History as documentation : ezyang’s blog

History as documentation

It's real easy to argue about the utility, style and implementation of source code comments, those good ole' pals of code that try to add supplementary information when the pure code isn't enough.

However, to focus solely on the latest snapshot of any particular source file is to miss a wealth of information that is not inside the file; namely, the history of the file and the genealogy of every line that graces the file. This is not so relevant when you are rapidly prototyping functionality and versions of the file in source control history represent incomplete, half-baked figments of thought, but once a codebase transitions into a more maintenance-oriented workflow, the history takes on a keen and unusual importance. In particular:

A log of the evolution of the file over time can illustrate what the original intent of the module was, and then how it got retrofitted or extended or hacked up over time. If you have inherited code from someone else that you need to rearchitect, what better way to get in the heads of the original designers than to study the revisions they went through.
Any particular line may have simply been part of the ambient code present during the initial check-in, or it may have been touched by a highly targeted commit addressing some issue. In this case, the output of git blame is highly relevant for identifying why that particular line might be special, or why a subtly different permutation is incorrect. In the case of delocalized changes, associating a line with a commit can give you the fast pass to understanding how one operation is orchestrated with many others for some global effect.

Developers should be highly encouraged to write impeccably descriptive commit messages (with the diff in hand: never write a commit message without the diff in hand) for the sake of those who may pick through the logs in the future. It's ok to even be a little wordier than you might be in an inline comment, since:

Log messages never grow old: they are always relevant to the revision they are attached to!
A good commit message facilitates code review, since it poses an informal specification of what the change does, which an external observer can then take and verify against the code. Otherwise, the reviewer would have to determine both the intended and actual semantics of the code, stylistic issues aside.

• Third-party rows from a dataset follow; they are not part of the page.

template <class G>
LACX_HD void score_candidate(Smem<G>& sh, int cand, uint32_t n, int zero_run, uint32_t k0,
                             const uint32_t* planeTot, const unsigned long long* acc) {
    uint64_t A[16];
    planes_to_ksums(planeTot, A, 15);
    uint64_t sbits;
    const uint32_t sk = pick_static_k(A, n, &sbits);
    const uint64_t rice = acc[0], bin = acc[1];
    const uint32_t hasrun = acc[3] != 0;
    const uint64_t zr = (zero_run && hasrun) ? acc[2] : rice;
    uint64_t a = rice < sbits ? rice : sbits;
    uint64_t b = zr < bin ? zr : bin;
    const uint64_t best = a < b ? a : b;
    if (sh.best_cand < 0 || best < sh.best_bits || (best == sh.best_bits && cand < sh.best_cand)) {
        sh.best_cand = cand;
        sh.best_bits = best;
        sh.best_rice = rice;
        sh.best_zr = zr;
        sh.best_bin = bin;
        sh.best_static = sbits;
        sh.best_k0 = k0;
        sh.best_sk = sk;
        sh.best_hasrun = hasrun;
    }
}

LACX_HD uint32_t initial_k_from_planes(const uint32_t* planes256, uint32_t n) {
    uint64_t A[16];
    planes_to_ksums(planes256, A, 12);
    return pick_initial_k(A, n < 256u ? n : 256u);
}

LACX_HD int max_partition_order(uint32_t n) {
    int mp = 0;
    for (int p = 1; p <= kMaxPartitionOrder; ++p) {
        if ((n >> p) < (uint32_t)kMinPartition) break;
        mp = p;
    }
    return mp;
}

template <class G>
LACX_HD void packed_planes(const Thread<G>& th, uint32_t* words ) {
#pragma unroll
    for (int w = 0; w < 15; ++w) {
        uint32_t v = 0;
#pragma unroll
        for (int l = 0; l < G::LV; ++l) {
            v += (((th.cs[l] >> w) & 1u) << l) + (((th.cs[l] >> (w + 15)) & 1u) << (16 + l));
        }
        words[w] = v;
    }
}

template <class G>
LACX_HD void range_ksums(const Smem<G>& sh, uint32_t s, uint32_t e, uint64_t* A) {
#pragma unroll
    for (int k = 0; k < 16; ++k) A[k] = 0;
    const uint32_t gs = (s + 63u) >> 6, ge = e >> 6;
    uint32_t e0 = e, s1 = e;
    if (gs < ge) {
        uint32_t C[30];
#pragma unroll
        for (int w = 0; w < 15; ++w) {
            const uint32_t d = sh.xp.part.grp[w][ge] - sh.xp.part.grp[w][gs];
            C[w] = d & 0xFFFFu;
            C[w + 15] = d >> 16;
        }
        planes_to_ksums(C, A, 15);
        e0 = gs << 6;
        s1 = ge << 6;
    }
    for (uint32_t j = s; j < e0; ++j) {
        const uint32_t u = sh.u[sw<G>((int)j)];
#pragma unroll
        for (int k = 0; k < 16; ++k) A[k] += u >> k;
    }
    for (uint32_t j = s1; j < e; ++j) {
        const uint32_t u = sh.u[sw<G>((int)j)];
#pragma unroll
        for (int k = 0; k < 16; ++k) A[k] += u >> k;
    }
}

LACX_HD void seg_bounds(uint32_t n, int p, uint32_t part, uint32_t* s, uint32_t* e) {
    const uint32_t base = n >> p, parts = 1u << p;
    *s = part * base;
    *e = (part + 1u == parts) ? n : (*s + base);
}

template <class G>
LACX_HD void seg_static_eval(Smem<G>& sh, uint32_t n, int p, uint32_t part) {
    uint32_t s, e;
    seg_bounds(n, p, part, &s, &e);
    const uint32_t len = e - s;
    uint64_t A[16];
    range_ksums(sh, s, e, A);
    SegInfo si;
    si.sk = (uint8_t)pick_static_k(A, len, &si.sbits);
    const uint32_t m = len < 256u ? len : 256u;
    if (m != len) range_ksums(sh, s, s + m, A);
    si.ak = (uint8_t)pick_initial_k(A, m);
    for (int i = 0; i < 6; ++i) si.pad[i] = 0;
    sh.xp.part.seginfo[(2u << (p - 1)) - 2u + part] = si;
}

template <class G, bool NARROW, bool ZR = true, class Flush>
LACX_HD void partition_pass(const Thread<G>& th, const Smem<G>& sh, int p, Flush&& flush) {
    if (th.cnt <= 0) return;
    const uint32_t n = th.n;
    const uint32_t base = n >> p, parts = 1u << p;
    uint32_t part = (uint32_t)th.a / base;
    if (part >= parts) part = parts - 1u;
    uint32_t s = part * base;
    uint32_t e = (part + 1u == parts) ? n : s + base;
    const uint32_t segbase = (2u << (p - 1)) - 2u;
    uint64_t P = sh.tabP[th.tid];
    uint64_t Pseg;
    {
        const uint32_t cs = s / G::CH;
        Pseg = sh.tabP[cs];
        for (uint32_t j = cs * G::CH; j < s; ++j) Pseg += sh.u[sw<G>((int)j)];
    }
    int32_t lastnz = sh.tabNZ[th.tid];
    if (lastnz < (int32_t)s - 1) lastnz = (int32_t)s - 1;
    int32_t f = th.a - 1 - lastnz;
    unsigned long long rice = 0, bin = 0, zr = 0;
    uint32_t hasrun = 0;
    uint32_t u = sh.u[th.tid];
    uint32_t x1 = peek_u<G>(sh, (uint32_t)th.a + 1u, n), x2 = peek_u<G>(sh, (uint32_t)th.a + 2u, n),
             x3 = peek_u<G>(sh, (uint32_t)th.a + 3u, n);
    for (int i = 0; i < th.cnt; ++i) {
        const uint32_t j = (uint32_t)(th.a + i);
        if (j == e) {
            flush(segbase + part, rice, bin, zr, hasrun);
            rice = bin = zr = 0;
            hasrun = 0;
            ++part;
            s = e;
            e = (part + 1u == parts) ? n : s + base;
            Pseg = P;
            f = 0;
        }
        const uint32_t kin = (j == s) ? (uint32_t)sh.xp.part.seginfo[segbase + part].ak
                                      : kmean_t<NARROW>(P - Pseg, j - s);
        const uint32_t rc = ((kin >= 31u) ? 0u : (u >> kin)) + 1u + kin;
        rice += rc;
        bin += (u == 0) ? 2u : ((u <= 4u) ? 3u : 2u + rc);
        if (ZR) {
            const bool z = (u == 0);
            f = z ? f + 1 : 0;
            const uint32_t n1 = (j + 1u < e) ? x1 : 1u;
            const uint32_t n2 = (j + 2u < e) ? x2 : 1u;
            const uint32_t n3 = (j + 3u < e) ? x3 : 1u;
            const int ahead = (n1 != 0) ? 0 : ((n2 != 0) ? 1 : ((n3 != 0) ? 2 : 3));
            const bool in4 = z && (f + ahead >= 4);
            if (!in4) {
                const uint32_t esc = 1u << ((kin + 3u) < 24u ? (kin + 3u) : 24u);
                zr += 2u + ((u > esc) ? 32u : rc);
            } else if (n1 != 0) {
                zr += 2u + (((uint32_t)(f - 4)) >> 2) + 3u;
                hasrun = 1;
            }
        }
        P += u;
        u = x1;
        x1 = x2;
        x2 = x3;
        x3 = peek_u<G>(sh, (uint32_t)(th.a + i) + 4u, n);
    }
    flush(segbase + part, rice, bin, zr, hasrun);
}


template <class G>
LACX_HD bool partitions_chunk_aligned(uint32_t n, int max_p) {
    return max_p > 0 && (n % ((uint32_t)G::CH << max_p)) == 0u;
}

template <class G, bool ZR = true, class Flush>
LACX_HD void partition_fused(const Thread<G>& th, const Smem<G>& sh, int max_p, Flush&& flush) {
    const bool live = th.cnt > 0;
    const uint32_t n = th.n;
    const int t = th.tid;
    const uint32_t a = (uint32_t)th.a;
    const uint32_t Pa = (uint32_t)sh.tabP[t];
    uint32_t s[G::MAXP], rem[G::MAXP], Pseg[G::MAXP], ak[G::MAXP], sidx[G::MAXP];
    uint32_t rice[G::MAXP], bin[G::MAXP], zr[G::MAXP];
    uint32_t hasrun = 0;
#pragma unroll
    for (int q = 0; q < G::MAXP; ++q) {
        const int p = q + 1;
        rice[q] = bin[q] = zr[q] = 0;
        s[q] = rem[q] = Pseg[q] = ak[q] = sidx[q] = 0;
        if (p <= max_p) {
            const uint32_t base = n >> p;
            const uint32_t part = !live ? 0u : ((n & (n - 1u)) == 0u ? a >> (31 - clz32(n) - p) : a / base);
            s[q] = part * base;
            rem[q] = s[q] + base - a;
            Pseg[q] = (uint32_t)sh.tabP[s[q] / (uint32_t)G::CH];
            sidx[q] = (2u << (p - 1)) - 2u + part;
            ak[q] = sh.xp.part.seginfo[sidx[q]].ak;
        }
    }
    uint32_t dup = 0;
    if (!ZR) {
#pragma unroll
        for (int q = 1; q < G::MAXP; ++q)
            if (q < max_p && wave_all(s[q] == s[q - 1] && ak[q] == ak[q - 1])) dup |= 1u << q;
    }
    int32_t fg = (int32_t)a - 1 - sh.tabNZ[t];
    uint32_t P = Pa;
    uint32_t u = sh.u[t];
    uint32_t x1 = peek_u<G>(sh, a + 1u, n), x2 = peek_u<G>(sh, a + 2u, n), x3 = peek_u<G>(sh, a + 3u, n);
    auto sample = [&](int i, auto first_tag) {
        constexpr bool FIRST = decltype(first_tag)::value;
        const uint32_t j = a + (uint32_t)i;
        const bool z = (u == 0);
        fg = z ? fg + 1 : 0;
        const uint32_t ahead_g = (x1 != 0) ? 0u : ((x2 != 0) ? 1u : ((x3 != 0) ? 2u : 3u));
        const uint32_t small = (u == 0) ? 2u : 3u;
        const bool is_small = u <= 4u;
#pragma unroll
        for (int q = 0; q < G::MAXP; ++q) {
            if (q < max_p && !((dup >> q) & 1u)) {
                const uint32_t cbefore = j - s[q];
                uint32_t kin = kmean32(P - Pseg[q], FIRST ? (cbefore ? cbefore : 1u) : cbefore);
                if (FIRST) kin = (cbefore == 0) ? ak[q] : kin;
                const uint32_t rc = (u >> kin) + 1u + kin;
                rice[q] += rc;
                bin[q] += is_small ? small : 2u + rc;
                if (ZR) {
                    const uint32_t left = rem[q] - 1u - (uint32_t)i;
                    const uint32_t fp = ((uint32_t)fg < cbefore + 1u) ? (uint32_t)fg : cbefore + 1u;
                    const uint32_t ahead = ahead_g < left ? ahead_g : left;
                    const bool in4 = z & (fp + ahead >= 4u);
                    const bool runend = in4 & (ahead == 0u);
                    const uint32_t esc = 1u << ((kin + 3u) < 24u ? (kin + 3u) : 24u);
                    const uint32_t plain = 2u + ((u > esc) ? 32u : rc);
                    const uint32_t token = 5u + ((fp - 4u) >> 2);
                    zr[q] += in4 ? (runend ? token : 0u) : plain;
                    hasrun |= runend ? (1u << q) : 0u;
                }
            }
        }
        P += u;
        u = x1;
        x1 = x2;
        x2 = x3;
        x3 = peek_u<G>(sh, j + 4u, n);
    };
    if (live) {
        sample(0, std::true_type{});
        for (int i = 1; i < th.cnt; ++i) sample(i, std::false_type{});
    }
#pragma unroll
    for (int q = 1; q < G::MAXP; ++q) {
        if ((dup >> q) & 1u) {
            rice[q] = rice[q - 1];
            bin[q] = bin[q - 1];
        }
    }
#pragma unroll
    for (int q = 0; q < G::MAXP; ++q) {
        if (q < max_p) flush(q, sidx[q], rice[q], bin[q], zr[q], (hasrun >> q) & 1u);
    }
}

LACX_HD uint32_t census_code(uint32_t u) { return 1u << (5u * (u < 5u ? u : 5u)); }

template <class G>
LACX_HD uint32_t small_census(const Thread<G>& th, const Smem<G>& sh, uint32_t* u_first, uint32_t* zmask) {
    uint32_t cen = 0, zm = 0;
#pragma unroll
    for (int i = 0; i < G::CH; ++i) {
        const uint32_t u = sh.u[i * G::T + th.tid];
        if (i == 0) *u_first = u;
        cen += census_code(u);
        zm |= flag01(u == 0u) << i;
    }
    *zmask = zm;
    return cen;
}

LACX_HD uint32_t census_shift_sum(uint32_t cen, uint32_t K) {
    const uint32_t n1 = (cen >> 5) & 31u, n2 = (cen >> 10) & 31u, n3 = (cen >> 15) & 31u, n4 = (cen >> 20) & 31u;
    const uint32_t s0 = n1 + 2u * n2 + 3u * n3 + 4u * n4, s1 = n2 + n3 + 2u * n4, s2 = n4;
    return K == 0u ? s0 : (K == 1u ? s1 : (K == 2u ? s2 : 0u));
}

Finally, a few words about keeping the history clean and easy to use:

Logically organized patch sets mean that any given change is immediately relevant to the log message. If you push a big commit which contains lots of semantic changes, the reader has to disambiguate which particular semantic change is associated with which part of the diff. It is certainly worth your time to git add -p to stage hunks individually.
Make high quality diffs, which avoid touching unnecessary code. High traffic mailing lists such as LKML which receive many patches have published patch submission guidelines in order to make diffs as readable as possible to a possible reviewer. Even if you don't need to convince a temperamental upstream to take your changes, later in time you may care about your diffs.
Stylistic changes are highly disruptive the git blame output, since they result in a line being marked as changed even though no semantic difference took place. If you must, they should be strictly alone. Infrequent is best.
Utilize history rewriting to allow for cheap commits which are polished up later for submission.

Anonymous says:

July 3, 2010 at 7:58 am

What exactly is the “history rewriting” thing you’re mentioning in the last paragraph? Is it a Git feature?

Anyway, great post as always. Really inspiring.

Nils Jonsson says:

July 3, 2010 at 9:23 pm

@Anonymous http://book.git-scm.com/4_interactive_rebasing.html

July 4, 2010 at 5:35 am

Nice tip about descriptive commit messages. Do you have any recommendations for a good format for larger commit messages?

Edward Z. Yang says:

July 7, 2010 at 8:58 pm

The standard format is a one-line short description, and then a longer description following it. The Git tools will take advantage of this, since there are abbreviated log formats that just take the first line.

Beyond that, the format is very dependent on your circumstance. When I am developing something actively to begin with, I will frequently omit the longer commit message, since the changes come quickly and don’t need much thought. If I commit in a codebase with multiple other active developers, I tailor my message to make it clear to them what my change is about with minimal effort.